**Problem requirements:** Every line below that holds the string "zeroAbsorptionRayleigh" must be copied.

**Supplied data:**
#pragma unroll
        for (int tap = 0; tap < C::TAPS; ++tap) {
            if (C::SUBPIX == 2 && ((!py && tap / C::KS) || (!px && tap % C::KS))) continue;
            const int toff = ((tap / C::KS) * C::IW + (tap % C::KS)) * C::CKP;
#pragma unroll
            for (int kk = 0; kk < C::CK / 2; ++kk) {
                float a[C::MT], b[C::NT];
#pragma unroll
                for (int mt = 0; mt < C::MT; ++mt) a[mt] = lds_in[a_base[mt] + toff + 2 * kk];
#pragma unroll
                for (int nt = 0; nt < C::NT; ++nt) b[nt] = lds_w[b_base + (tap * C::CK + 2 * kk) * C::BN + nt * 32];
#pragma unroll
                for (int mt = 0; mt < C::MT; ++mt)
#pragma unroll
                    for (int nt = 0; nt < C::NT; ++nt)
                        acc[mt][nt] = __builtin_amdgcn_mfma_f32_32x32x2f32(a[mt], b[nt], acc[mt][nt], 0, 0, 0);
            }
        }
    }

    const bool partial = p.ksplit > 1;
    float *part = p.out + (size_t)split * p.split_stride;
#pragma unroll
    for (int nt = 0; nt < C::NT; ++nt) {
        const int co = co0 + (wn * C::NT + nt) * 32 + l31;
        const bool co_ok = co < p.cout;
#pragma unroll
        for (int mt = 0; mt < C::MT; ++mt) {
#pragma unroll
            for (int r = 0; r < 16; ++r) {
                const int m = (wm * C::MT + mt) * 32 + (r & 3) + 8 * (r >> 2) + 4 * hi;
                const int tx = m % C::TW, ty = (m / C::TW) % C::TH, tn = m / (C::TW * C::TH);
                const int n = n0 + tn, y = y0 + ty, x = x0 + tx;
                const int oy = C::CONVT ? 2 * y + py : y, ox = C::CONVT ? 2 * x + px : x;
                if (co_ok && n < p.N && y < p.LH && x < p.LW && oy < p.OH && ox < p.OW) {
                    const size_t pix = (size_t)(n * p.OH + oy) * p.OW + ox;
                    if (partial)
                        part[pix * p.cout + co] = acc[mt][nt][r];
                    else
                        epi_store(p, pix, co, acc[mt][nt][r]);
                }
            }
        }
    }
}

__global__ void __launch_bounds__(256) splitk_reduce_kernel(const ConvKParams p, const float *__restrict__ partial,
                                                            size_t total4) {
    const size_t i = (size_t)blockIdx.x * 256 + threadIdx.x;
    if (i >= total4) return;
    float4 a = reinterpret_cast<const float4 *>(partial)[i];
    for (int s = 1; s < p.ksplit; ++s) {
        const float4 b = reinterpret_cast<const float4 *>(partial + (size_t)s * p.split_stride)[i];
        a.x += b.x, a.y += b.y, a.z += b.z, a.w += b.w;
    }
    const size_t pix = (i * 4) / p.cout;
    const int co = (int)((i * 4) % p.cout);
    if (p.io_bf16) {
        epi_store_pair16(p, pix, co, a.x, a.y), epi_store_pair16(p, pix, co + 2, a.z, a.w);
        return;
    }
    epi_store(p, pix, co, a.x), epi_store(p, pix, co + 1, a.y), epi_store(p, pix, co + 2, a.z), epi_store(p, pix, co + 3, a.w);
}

---

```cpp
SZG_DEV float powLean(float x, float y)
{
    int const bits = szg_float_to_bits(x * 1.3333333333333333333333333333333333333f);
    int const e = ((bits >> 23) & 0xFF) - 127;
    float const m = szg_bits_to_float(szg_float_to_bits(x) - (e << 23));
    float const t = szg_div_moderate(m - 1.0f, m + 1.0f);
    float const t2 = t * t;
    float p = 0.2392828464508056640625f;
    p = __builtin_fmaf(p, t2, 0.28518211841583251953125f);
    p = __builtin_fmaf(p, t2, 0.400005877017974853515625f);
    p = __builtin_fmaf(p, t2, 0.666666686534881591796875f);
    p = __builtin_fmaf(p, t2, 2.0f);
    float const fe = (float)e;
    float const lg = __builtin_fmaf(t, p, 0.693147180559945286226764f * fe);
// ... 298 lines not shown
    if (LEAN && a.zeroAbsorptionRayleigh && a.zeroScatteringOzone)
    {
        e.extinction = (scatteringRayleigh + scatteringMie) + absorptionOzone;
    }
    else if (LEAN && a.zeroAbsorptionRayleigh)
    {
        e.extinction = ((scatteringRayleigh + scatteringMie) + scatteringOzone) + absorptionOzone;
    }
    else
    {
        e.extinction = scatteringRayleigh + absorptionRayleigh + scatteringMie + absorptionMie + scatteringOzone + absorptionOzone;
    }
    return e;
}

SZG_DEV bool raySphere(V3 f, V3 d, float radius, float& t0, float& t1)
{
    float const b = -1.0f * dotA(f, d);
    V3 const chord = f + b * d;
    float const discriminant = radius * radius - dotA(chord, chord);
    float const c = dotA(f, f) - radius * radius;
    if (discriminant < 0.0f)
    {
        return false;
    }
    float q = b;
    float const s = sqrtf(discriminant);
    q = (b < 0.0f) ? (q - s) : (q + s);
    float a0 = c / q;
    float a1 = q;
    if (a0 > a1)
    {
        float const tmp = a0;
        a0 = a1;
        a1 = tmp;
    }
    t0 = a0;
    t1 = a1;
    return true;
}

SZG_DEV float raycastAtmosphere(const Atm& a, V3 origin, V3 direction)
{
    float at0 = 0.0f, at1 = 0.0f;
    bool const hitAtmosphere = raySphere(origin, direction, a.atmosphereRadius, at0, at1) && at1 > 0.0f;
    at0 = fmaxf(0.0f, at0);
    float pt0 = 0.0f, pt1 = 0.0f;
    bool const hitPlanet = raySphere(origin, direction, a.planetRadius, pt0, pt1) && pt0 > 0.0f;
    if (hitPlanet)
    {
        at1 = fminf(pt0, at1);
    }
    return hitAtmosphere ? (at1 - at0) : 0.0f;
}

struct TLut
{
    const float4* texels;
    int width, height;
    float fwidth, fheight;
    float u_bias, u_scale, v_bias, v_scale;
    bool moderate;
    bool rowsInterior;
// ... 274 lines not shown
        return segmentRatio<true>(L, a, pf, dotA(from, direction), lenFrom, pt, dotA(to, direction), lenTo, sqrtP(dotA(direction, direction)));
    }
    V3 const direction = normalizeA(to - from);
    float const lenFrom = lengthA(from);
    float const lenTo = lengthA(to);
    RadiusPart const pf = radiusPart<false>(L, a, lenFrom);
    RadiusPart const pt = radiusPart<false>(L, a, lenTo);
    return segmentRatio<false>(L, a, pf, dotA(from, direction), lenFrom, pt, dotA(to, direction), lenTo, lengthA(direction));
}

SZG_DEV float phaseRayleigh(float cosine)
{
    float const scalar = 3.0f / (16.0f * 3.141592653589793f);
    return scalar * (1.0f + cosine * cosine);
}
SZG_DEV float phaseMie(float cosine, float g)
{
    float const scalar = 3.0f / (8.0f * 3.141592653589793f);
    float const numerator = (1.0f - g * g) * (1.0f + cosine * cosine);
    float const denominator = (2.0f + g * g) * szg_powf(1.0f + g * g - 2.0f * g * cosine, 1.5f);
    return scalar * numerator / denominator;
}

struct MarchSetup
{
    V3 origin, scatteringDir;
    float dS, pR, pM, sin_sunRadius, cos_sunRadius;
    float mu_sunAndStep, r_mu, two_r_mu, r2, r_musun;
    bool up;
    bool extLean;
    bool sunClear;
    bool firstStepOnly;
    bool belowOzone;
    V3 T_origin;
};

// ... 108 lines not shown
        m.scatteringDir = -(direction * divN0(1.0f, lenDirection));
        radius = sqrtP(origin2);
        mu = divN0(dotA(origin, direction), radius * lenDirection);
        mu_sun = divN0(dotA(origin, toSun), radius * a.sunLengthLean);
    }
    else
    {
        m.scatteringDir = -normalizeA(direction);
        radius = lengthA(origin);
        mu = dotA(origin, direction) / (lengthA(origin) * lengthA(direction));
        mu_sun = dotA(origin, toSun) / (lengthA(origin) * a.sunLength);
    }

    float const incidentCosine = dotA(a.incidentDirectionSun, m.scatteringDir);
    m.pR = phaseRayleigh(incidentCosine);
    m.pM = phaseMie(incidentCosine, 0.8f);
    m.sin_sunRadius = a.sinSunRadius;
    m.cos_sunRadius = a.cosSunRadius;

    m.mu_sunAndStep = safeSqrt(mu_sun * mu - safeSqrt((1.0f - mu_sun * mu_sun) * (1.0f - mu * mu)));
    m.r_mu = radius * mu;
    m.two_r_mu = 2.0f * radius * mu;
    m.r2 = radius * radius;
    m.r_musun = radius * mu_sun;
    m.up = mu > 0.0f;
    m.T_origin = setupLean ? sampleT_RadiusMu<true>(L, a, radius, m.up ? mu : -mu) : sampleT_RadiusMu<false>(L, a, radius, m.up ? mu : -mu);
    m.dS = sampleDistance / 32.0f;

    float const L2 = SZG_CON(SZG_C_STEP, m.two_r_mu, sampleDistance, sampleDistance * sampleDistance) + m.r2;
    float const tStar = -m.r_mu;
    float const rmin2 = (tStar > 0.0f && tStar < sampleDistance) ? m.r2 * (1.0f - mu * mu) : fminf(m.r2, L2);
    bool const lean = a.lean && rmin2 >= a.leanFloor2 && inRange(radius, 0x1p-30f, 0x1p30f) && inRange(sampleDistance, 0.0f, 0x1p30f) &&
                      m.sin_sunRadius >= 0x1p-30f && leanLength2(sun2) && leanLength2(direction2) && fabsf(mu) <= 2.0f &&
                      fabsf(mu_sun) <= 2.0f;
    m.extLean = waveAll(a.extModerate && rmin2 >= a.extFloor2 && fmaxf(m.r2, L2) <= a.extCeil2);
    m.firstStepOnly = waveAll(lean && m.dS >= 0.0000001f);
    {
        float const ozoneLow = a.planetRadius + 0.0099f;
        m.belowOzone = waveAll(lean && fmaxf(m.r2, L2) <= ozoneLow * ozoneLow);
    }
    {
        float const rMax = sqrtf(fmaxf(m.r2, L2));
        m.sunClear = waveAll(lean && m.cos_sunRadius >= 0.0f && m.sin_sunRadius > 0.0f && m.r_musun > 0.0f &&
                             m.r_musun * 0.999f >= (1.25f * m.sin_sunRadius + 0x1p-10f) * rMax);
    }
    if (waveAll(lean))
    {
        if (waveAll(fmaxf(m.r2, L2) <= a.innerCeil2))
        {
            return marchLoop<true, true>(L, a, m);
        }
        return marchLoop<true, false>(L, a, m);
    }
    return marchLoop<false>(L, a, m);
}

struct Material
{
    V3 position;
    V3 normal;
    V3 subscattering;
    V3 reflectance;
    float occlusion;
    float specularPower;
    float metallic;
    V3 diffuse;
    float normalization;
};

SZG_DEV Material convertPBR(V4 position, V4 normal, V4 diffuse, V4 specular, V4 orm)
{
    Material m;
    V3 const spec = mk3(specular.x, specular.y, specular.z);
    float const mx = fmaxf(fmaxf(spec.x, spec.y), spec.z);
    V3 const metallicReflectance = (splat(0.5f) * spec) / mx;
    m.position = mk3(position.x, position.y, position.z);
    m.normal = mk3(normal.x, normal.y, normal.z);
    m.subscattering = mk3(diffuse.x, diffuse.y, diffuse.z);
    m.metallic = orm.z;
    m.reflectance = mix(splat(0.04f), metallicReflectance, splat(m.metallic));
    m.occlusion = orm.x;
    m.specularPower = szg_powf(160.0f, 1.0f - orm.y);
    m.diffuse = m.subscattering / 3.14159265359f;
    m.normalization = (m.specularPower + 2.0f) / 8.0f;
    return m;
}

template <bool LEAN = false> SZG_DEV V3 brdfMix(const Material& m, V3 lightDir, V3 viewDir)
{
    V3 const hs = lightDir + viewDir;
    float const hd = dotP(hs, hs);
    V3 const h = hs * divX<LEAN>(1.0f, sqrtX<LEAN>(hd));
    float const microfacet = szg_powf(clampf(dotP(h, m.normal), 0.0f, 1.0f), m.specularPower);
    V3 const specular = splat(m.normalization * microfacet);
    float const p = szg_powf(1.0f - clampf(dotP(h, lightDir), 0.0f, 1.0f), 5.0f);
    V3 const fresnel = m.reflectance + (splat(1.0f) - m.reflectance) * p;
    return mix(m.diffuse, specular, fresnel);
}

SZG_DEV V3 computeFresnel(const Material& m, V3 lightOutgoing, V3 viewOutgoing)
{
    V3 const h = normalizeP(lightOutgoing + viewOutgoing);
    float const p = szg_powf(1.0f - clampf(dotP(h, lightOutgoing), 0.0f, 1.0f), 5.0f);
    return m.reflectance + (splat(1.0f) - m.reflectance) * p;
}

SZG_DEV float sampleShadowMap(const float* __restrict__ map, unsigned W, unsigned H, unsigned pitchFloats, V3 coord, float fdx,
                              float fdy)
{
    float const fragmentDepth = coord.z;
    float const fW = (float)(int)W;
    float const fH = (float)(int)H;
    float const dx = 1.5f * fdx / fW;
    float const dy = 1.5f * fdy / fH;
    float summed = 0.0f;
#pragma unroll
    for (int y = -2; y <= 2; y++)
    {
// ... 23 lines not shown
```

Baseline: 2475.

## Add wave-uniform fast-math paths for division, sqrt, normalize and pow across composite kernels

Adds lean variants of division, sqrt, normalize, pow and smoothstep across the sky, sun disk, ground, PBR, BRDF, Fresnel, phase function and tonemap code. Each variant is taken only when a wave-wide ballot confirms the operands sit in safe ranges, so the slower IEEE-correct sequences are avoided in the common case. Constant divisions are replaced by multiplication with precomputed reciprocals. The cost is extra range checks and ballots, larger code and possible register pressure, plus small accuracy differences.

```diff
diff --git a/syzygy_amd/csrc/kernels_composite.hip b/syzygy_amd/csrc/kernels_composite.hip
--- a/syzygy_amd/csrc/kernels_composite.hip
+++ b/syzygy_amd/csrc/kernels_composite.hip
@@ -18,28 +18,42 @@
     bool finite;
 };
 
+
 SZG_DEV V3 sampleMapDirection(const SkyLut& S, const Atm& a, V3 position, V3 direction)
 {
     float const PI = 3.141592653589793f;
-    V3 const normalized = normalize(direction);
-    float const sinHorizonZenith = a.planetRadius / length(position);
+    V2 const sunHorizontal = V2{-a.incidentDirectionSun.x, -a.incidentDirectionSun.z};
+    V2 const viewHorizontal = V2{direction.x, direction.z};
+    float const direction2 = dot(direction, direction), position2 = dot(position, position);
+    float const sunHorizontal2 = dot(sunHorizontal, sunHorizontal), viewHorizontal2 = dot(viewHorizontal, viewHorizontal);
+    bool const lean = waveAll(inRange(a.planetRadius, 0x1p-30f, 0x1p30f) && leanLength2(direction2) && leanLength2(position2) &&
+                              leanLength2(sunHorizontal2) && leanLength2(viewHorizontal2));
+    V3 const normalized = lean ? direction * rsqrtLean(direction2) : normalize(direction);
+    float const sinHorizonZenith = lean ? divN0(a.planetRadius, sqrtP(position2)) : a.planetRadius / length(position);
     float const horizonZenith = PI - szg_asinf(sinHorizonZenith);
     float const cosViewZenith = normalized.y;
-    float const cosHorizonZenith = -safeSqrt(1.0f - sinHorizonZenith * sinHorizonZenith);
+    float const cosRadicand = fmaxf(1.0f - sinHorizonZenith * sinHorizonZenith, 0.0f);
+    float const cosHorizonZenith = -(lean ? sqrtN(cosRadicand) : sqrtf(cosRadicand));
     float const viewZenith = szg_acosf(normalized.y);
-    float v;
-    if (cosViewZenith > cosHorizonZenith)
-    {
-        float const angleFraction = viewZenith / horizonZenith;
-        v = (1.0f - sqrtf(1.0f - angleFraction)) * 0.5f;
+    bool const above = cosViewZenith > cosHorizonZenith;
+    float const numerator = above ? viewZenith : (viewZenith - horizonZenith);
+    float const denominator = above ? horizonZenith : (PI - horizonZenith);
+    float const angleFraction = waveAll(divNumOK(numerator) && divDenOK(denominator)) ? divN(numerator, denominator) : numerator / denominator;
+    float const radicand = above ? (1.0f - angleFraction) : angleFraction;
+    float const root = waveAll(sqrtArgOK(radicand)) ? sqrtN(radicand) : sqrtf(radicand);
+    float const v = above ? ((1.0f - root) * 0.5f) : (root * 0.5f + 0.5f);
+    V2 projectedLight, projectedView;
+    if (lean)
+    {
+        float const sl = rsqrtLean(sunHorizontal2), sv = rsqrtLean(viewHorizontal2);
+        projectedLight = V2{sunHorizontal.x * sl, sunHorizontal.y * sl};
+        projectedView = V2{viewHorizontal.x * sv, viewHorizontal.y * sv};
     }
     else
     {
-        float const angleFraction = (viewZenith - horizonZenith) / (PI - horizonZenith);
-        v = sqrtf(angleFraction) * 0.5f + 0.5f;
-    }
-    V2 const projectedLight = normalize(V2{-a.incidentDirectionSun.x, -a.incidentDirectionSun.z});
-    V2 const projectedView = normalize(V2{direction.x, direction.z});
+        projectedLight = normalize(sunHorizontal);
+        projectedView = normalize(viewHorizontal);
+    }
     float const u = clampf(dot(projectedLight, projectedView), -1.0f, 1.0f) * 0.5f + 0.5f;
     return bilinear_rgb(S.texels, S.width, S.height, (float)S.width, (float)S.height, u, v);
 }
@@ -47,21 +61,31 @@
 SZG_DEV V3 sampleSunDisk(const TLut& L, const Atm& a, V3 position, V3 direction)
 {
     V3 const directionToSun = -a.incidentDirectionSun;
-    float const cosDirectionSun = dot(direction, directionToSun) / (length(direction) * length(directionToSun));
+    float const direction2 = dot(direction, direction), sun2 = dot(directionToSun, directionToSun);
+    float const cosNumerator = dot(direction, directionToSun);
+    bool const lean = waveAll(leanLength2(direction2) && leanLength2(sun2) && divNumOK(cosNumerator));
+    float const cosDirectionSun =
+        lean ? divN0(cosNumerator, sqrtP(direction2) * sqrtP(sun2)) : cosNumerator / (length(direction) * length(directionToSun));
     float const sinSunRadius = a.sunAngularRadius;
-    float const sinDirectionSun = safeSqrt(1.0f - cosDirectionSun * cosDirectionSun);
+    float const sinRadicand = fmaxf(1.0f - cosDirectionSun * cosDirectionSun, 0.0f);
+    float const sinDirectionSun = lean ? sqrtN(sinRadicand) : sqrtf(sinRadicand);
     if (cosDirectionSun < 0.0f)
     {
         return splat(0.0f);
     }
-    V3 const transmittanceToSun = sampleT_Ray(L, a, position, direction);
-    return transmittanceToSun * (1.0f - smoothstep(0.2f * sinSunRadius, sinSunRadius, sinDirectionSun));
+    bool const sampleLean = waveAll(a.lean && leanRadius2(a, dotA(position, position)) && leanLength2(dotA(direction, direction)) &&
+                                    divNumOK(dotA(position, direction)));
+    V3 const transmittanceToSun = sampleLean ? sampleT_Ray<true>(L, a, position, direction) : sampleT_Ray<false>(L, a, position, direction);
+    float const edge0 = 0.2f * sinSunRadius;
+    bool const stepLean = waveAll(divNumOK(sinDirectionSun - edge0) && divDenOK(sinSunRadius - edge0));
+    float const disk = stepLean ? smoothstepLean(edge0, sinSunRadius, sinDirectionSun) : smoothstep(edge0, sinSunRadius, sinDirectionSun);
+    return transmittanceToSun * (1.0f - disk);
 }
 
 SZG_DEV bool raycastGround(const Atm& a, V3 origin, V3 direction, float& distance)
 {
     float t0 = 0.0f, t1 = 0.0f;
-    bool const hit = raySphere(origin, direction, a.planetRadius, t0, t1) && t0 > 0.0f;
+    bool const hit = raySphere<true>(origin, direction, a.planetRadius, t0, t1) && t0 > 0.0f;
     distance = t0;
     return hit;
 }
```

**Task answer:**
    if (LEAN && a.zeroAbsorptionRayleigh && a.zeroScatteringOzone)
    else if (LEAN && a.zeroAbsorptionRayleigh)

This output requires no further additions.